I'm A Banana
Potassium-Rich
That role was reserved for human groups like the Huns or the Vikings.
In mythological terms, other "human groups" were almost always alien bizarre magical creatures anyway. To anyone in their path, the Huns were most definitely inhuman monsters. The D&D orcs (which can be very Hun-like) fit such a mold quite well.
Orcs are a Tolkien thing.
D&D Orcs bear little resemblance to Tolkien's corrupted evil. Orcs in D&D today owe more to the Huns, to "Dark Continent" style Africans, to Polynesian islanders, to native Amazon tribes, or even more "warlike" Native American tribes....all human groups. But in fantasy, humans with a different culture (and maybe a different skin) may as well have sprung fully-formed from Faerie. Fantasy humans are more normally a specific *kind* of human, rather than the true diverisity of them.
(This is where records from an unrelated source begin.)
int mvr_set_clouds_device(mvr_ctx* const* ctxs, const int* which, const float* const* d_xyzw, const size_t* n, int count) {
  if (count < 0 || (count && (!ctxs || !which || !d_xyzw || !n))) return MVR_ERR_BAD_ARG;
  if (count == 0) return MVR_OK;
  mvr_ctx* ctx = ctxs[0];
  if (!ctx) return MVR_ERR_BAD_ARG;
  for (int k = 0; k < count; ++k) {
    if (!ctxs[k] || (which[k] != MVR_CLOUD_TARGET && which[k] != MVR_CLOUD_SOURCE)) return MVR_ERR_BAD_ARG;
    if (ctxs[k]->device != ctx->device) return fail(ctx, MVR_ERR_BAD_ARG, "the contexts of a batch must share a device");
    if (n[k] > (size_t)INT_MAX / 2) return fail(ctx, MVR_ERR_BAD_ARG, "cloud too large");
    if (n[k] > 0 && !d_xyzw[k]) return fail(ctx, MVR_ERR_BAD_ARG, "null point pointer");
  }
  cudaSetDevice(ctx->device);
  if (!ctx->h_bbox) CK(cudaMallocHost((void**)&ctx->h_bbox, (size_t)BBOX_MAX_JOBS * 7 * sizeof(uint32_t)));
  CK(ctx->bbox_dev.ensure((size_t)BBOX_MAX_JOBS * 7 * sizeof(uint32_t)));
  for (int k0 = 0; k0 < count; k0 += BBOX_MAX_JOBS) {
    const int c = std::min(count - k0, (int)BBOX_MAX_JOBS);
    BboxBatch bb;
    for (int k = 0; k < c; ++k) { bb.j[k].pts = (const float4*)d_xyzw[k0 + k]; bb.j[k].n = (int)n[k0 + k]; bb.j[k].pad_ = 0; }
    CK(launch_bbox_batch(bb, c, ctx->bbox_dev.as<uint32_t>(), ctx->stream));
    CK(cudaMemcpyAsync(ctx->h_bbox, ctx->bbox_dev.p, (size_t)c * 7 * sizeof(uint32_t), cudaMemcpyDeviceToHost, ctx->stream));
    CK(cudaStreamSynchronize(ctx->stream));
    for (int k = 0; k < c; ++k) {
      mvr_ctx* m = ctxs[k0 + k];
      Cloud& cl = which[k0 + k] == MVR_CLOUD_TARGET ? m->tgt : m->src;
      if (which[k0 + k] == MVR_CLOUD_TARGET) m->has_normals = false; else { m->have_out = false; m->out_pending = false; }
      cl.index_valid = false;
      cl.gen++;
      cl.n = (int)n[k0 + k];
      cl.pts = (const float4*)d_xyzw[k0 + k];
      const uint32_t* w = ctx->h_bbox + 7 * k;
      for (int a = 0; a < 3; ++a) { cl.lo[a] = 0; cl.hi[a] = 0; }
      cl.n_bad = cl.n > 0 ? (int)w[6] : 0;
      if (cl.n > 0 && cl.n_bad < cl.n)
        for (int a = 0; a < 3; ++a) { cl.lo[a] = bbox_decode(w[a]); cl.hi[a] = bbox_decode(w[3 + a]); }
    }
  }
  return MVR_OK;
}

int mvr_cloud_share(mvr_ctx* dst, int which_dst, mvr_ctx* src, int which_src) {
  if (!dst || !src || (which_dst != MVR_CLOUD_TARGET && which_dst != MVR_CLOUD_SOURCE) ||
      (which_src != MVR_CLOUD_TARGET && which_src != MVR_CLOUD_SOURCE)) return MVR_ERR_BAD_ARG;
  if (dst->device != src->device) return fail(dst, MVR_ERR_BAD_ARG, "contexts on different devices");
  const Cloud& s = which_src == MVR_CLOUD_TARGET ? src->tgt : src->src;
  Cloud& d = which_dst == MVR_CLOUD_TARGET ? dst->tgt : dst->src;
  if (s.gen == 0) return fail(dst, MVR_ERR_NO_INPUT, "cloud not set");
  if (&s == &d) return MVR_OK;
  d.index_valid = false;
  d.gen++;
  d.pts = s.pts; d.n = s.n; d.n_bad = s.n_bad;
  for (int a = 0; a < 3; ++a) { d.lo[a] = s.lo[a]; d.hi[a] = s.hi[a]; }
  if (which_dst == MVR_CLOUD_TARGET) dst->has_normals = false; else dst->have_out = false;
  return MVR_OK;
}

int mvr_set_target_normals(mvr_ctx* ctx, const float* nxyzc, size_t n) {
  if (!ctx || !nxyzc) return MVR_ERR_BAD_ARG;
  cudaSetDevice(ctx->device);
  if ((int)n != ctx->tgt.n) return fail(ctx, MVR_ERR_BAD_ARG, "normals count differs from target size");
  CK(ctx->normals.ensure(std::max<size_t>(n, 1) * sizeof(float4)));
  CK(cudaMemcpyAsync(ctx->normals.p, nxyzc, n * sizeof(float4), cudaMemcpyHostToDevice, ctx->stream));
  CK(cudaStreamSynchronize(ctx->stream));
  ctx->has_normals = true;
  return MVR_OK;
}

int mvr_get_bbox(mvr_ctx* ctx, int which, float lo[3], float hi[3]) {
  if (!ctx || !lo || !hi || (which != MVR_CLOUD_TARGET && which != MVR_CLOUD_SOURCE)) return MVR_ERR_BAD_ARG;
  const Cloud& c = which == MVR_CLOUD_TARGET ? ctx->tgt : ctx->src;
  if (c.gen == 0) return fail(ctx, MVR_ERR_NO_INPUT, "cloud not set");
  for (int a = 0; a < 3; ++a) { lo[a] = c.lo[a]; hi[a] = c.hi[a]; }
  return MVR_OK;
}

int mvr_index_build(mvr_ctx* ctx, int which, const mvr_grid* grid) {
  if (!ctx || (which != MVR_CLOUD_TARGET && which != MVR_CLOUD_SOURCE)) return MVR_ERR_BAD_ARG;
  cudaSetDevice(ctx->device);
  Cloud& c = which == MVR_CLOUD_TARGET ? ctx->tgt : ctx->src;
  if (!c.pts && c.n == 0 && c.gen == 0) return fail(ctx, MVR_ERR_NO_INPUT, "cloud not set");
  mvr_grid g;
  if (grid) {
    if (grid->bits < 1 || grid->bits > 10 || !(grid->inv_cell > 0)) return fail(ctx, MVR_ERR_BAD_ARG, "bad grid");
    g = *grid;
  } else {
    g = auto_grid(ctx, c);
  }
  return build_index(ctx, c, c.pts, g);
}

int mvr_index_export(mvr_ctx* ctx, int which, mvr_grid* grid, uint32_t* sorted_keys, int32_t* perm, uint32_t* cell_start) {
  if (!ctx || (which != MVR_CLOUD_TARGET && which != MVR_CLOUD_SOURCE)) return MVR_ERR_BAD_ARG;
  cudaSetDevice(ctx->device);
  Cloud& c = which == MVR_CLOUD_TARGET ? ctx->tgt : ctx->src;
  if (!c.index_valid || !c.exportable) return fail(ctx, MVR_ERR_NO_INPUT, "index not built (call mvr_index_build first)");
  if (grid) *grid = c.grid;
  if (sorted_keys && c.n) CK(cudaMemcpyAsync(sorted_keys, c.sorted_keys, c.n * sizeof(uint32_t), cudaMemcpyDeviceToHost, ctx->stream));
  if (perm && c.n) CK(cudaMemcpyAsync(perm, c.perm, c.n * sizeof(uint32_t), cudaMemcpyDeviceToHost, ctx->stream));
  if (cell_start) CK(cudaMemcpyAsync(cell_start, c.table.p, (((size_t)1 << (3 * c.grid.bits)) + 1) * sizeof(uint32_t), cudaMemcpyDeviceToHost, ctx->stream));
  CK(cudaStreamSynchronize(ctx->stream));
  return MVR_OK;
}

int mvr_nn_query_device(mvr_ctx* ctx, const float* d_q, size_t n, int32_t* d_idx, float* d_d2) {
  if (!ctx || (n && (!d_q || !d_idx || !d_d2))) return MVR_ERR_BAD_ARG;
  if (n > (size_t)INT_MAX / 2) return fail(ctx, MVR_ERR_BAD_ARG, "too many queries");
  cudaSetDevice(ctx->device);
  if (ctx->tgt.gen == 0) return fail(ctx, MVR_ERR_NO_INPUT, "target not set");
  if (n == 0) return MVR_OK;
  return nn_pass(ctx, (const float4*)d_q, (int)n, d_idx, d_d2);
}

int mvr_nn_query(mvr_ctx* ctx, const float* q, size_t n, int32_t* idx, float* d2) {
  if (!ctx || (n && (!q || !idx || !d2))) return MVR_ERR_BAD_ARG;
  cudaSetDevice(ctx->device);
  if (ctx->tgt.gen == 0) return fail(ctx, MVR_ERR_NO_INPUT, "target not set");
  if (n == 0) return MVR_OK;
  CK(ctx->qtmp.ensure(n * sizeof(float4)));
  CK(ctx->itmp.ensure(n * sizeof(int32_t)));
  CK(ctx->ftmp.ensure(n * sizeof(float)));
  CK(cudaMemcpyAsync(ctx->qtmp.p, q, n * sizeof(float4), cudaMemcpyHostToDevice, ctx->stream));
  int rc = mvr_nn_query_device(ctx, ctx->qtmp.as<float>(), n, ctx->itmp.as<int32_t>(), ctx->ftmp.as<float>());
  if (rc) return rc;
  CK(cudaMemcpyAsync(idx, ctx->itmp.p, n * sizeof(int32_t), cudaMemcpyDeviceToHost, ctx->stream));
  CK(cudaMemcpyAsync(d2, ctx->ftmp.p, n * sizeof(float), cudaMemcpyDeviceToHost, ctx->stream));
  CK(cudaStreamSynchronize(ctx->stream));
  return MVR_OK;
}

static int align_prepare_batch(mvr_ctx* const* ctxs, int count, const mvr_icp_params* prm, const float* guesses, int est, int* statuses,
                               std::vector<mvr_ctx*>& ok, std::vector<int>& slot);
static int align_prepare(mvr_ctx* ctx, const mvr_icp_params* prm, const float* guess, int est) {
  int st = MVR_OK;
  std::vector<mvr_ctx*> ok;
  std::vector<int> slot;
  const int rc = align_prepare_batch(&ctx, 1, prm, guess, est, &st, ok, slot);
  return rc ? rc : st;
}

static int align_run(mvr_ctx* const* ctxs, int count, const mvr_icp_params* prm, int est);

int mvr_correspondences(mvr_ctx* ctx, double max_dist, int reciprocal, int32_t* iq, int32_t* im, float* dist, size_t* count) {
  if (!ctx || !count) return MVR_ERR_BAD_ARG;
  cudaSetDevice(ctx->device);
  *count = 0;
  if (ctx->tgt.gen == 0 || ctx->src.gen == 0) return fail(ctx, MVR_ERR_NO_INPUT, "source/target not set");
  if (!(max_dist >= 0)) return fail(ctx, MVR_ERR_BAD_ARG, "max_dist must be >= 0");
  const int n = ctx->src.n;
  if (n == 0 || ctx->tgt.n == 0) return MVR_OK;
  if (!iq || !im || !dist) return MVR_ERR_BAD_ARG;
  mvr_icp_params one;
  mvr_icp_params_default(&one);
  one.max_iterations = 1; one.fixed_iterations = 1;
  one.use_reciprocal_correspondences = reciprocal ? 1 : 0;
  one.max_correspondence_distance = max_dist;
  one.min_correspondences = 1;
  ctx->want_rnn = true;
  int rc = align_prepare(ctx, &one, nullptr, EST_P2P);
  ctx->want_rnn = false;
  if (rc) return rc;
  if ((rc = align_run(&ctx, 1, &one, EST_P2P))) return rc;
  if (ctx->h_state->dbg[2] != 0) return fail(ctx, MVR_ERR_CUDA, "internal error: a reciprocal search lost its chooser (search bound violated)");
  CK(ctx->corr_j.ensure((size_t)n * sizeof(int32_t)));
  CK(ctx->corr_d2.ensure((size_t)n * sizeof(float)));
  CK(ctx->scratch.ensure(compact_scratch_elems(n) * sizeof(uint32_t) + 64));
  CK(ctx->itmp.ensure((size_t)2 * n * sizeof(int32_t)));
  CK(ctx->ftmp.ensure((size_t)n * sizeof(float)));
  CK(ctx->misc.ensure(64));
  int32_t* dq = ctx->itmp.as<int32_t>();
  int32_t* dm = dq + n;
  CK(cudaMemsetAsync(ctx->corr_j.p, 0xff, (size_t)n * sizeof(int32_t), ctx->stream));
  CK(launch_resolve_pairs(ctx->fa.cur, ctx->fa.n_valid, ctx->fa.corr_p, ctx->ra.rnn, ctx->fa.tgt, ctx->corr_j.as<int32_t>(),
                          ctx->corr_d2.as<float>(), ctx->stream));
  CK(launch_compact_corr(ctx->corr_j.as<int32_t>(), ctx->corr_d2.as<float>(), n, ctx->scratch.as<uint32_t>(), dq, dm,
                         ctx->ftmp.as<float>(), ctx->misc.as<uint32_t>(), ctx->stream));
  CK(cudaMemcpyAsync(ctx->h_small, ctx->misc.p, sizeof(uint32_t), cudaMemcpyDeviceToHost, ctx->stream));
  CK(cudaStreamSynchronize(ctx->stream));
  size_t c = ctx->h_small[0];
  if (c) {
    CK(cudaMemcpyAsync(iq, dq, c * sizeof(int32_t), cudaMemcpyDeviceToHost, ctx->stream));
    CK(cudaMemcpyAsync(im, dm, c * sizeof(int32_t), cudaMemcpyDeviceToHost, ctx->stream));
    CK(cudaMemcpyAsync(dist, ctx->ftmp.p, c * sizeof(float), cudaMemcpyDeviceToHost, ctx->stream));
    CK(cudaStreamSynchronize(ctx->stream));
  }
  *count = c;
  return MVR_OK;
}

Which, I suppose, is a pretty good reason for pushing Orcs (and other D&D humanoids) to the background. If you've got humans as diverse as they are in real life, rather as narrow as they are in myth, you've lost the need for some of those "inhuman" humanoids.
And frankly, after years and years and years of weak tea wannabe Tolkien clones, I'm having tons of fun stretching out in directions like that.
But D&D orcs, at least in 3e, aren't really Tolkien clones. Hobgoblins, actually, do a slightly better job of that, but even they are only about as Tolkien-esque as Grey Elves.
D&D orcs would be more at home in the jungles and savannahs and Mad Max style postapocalyptic leather-daddy deserts than they would in Middle Earth.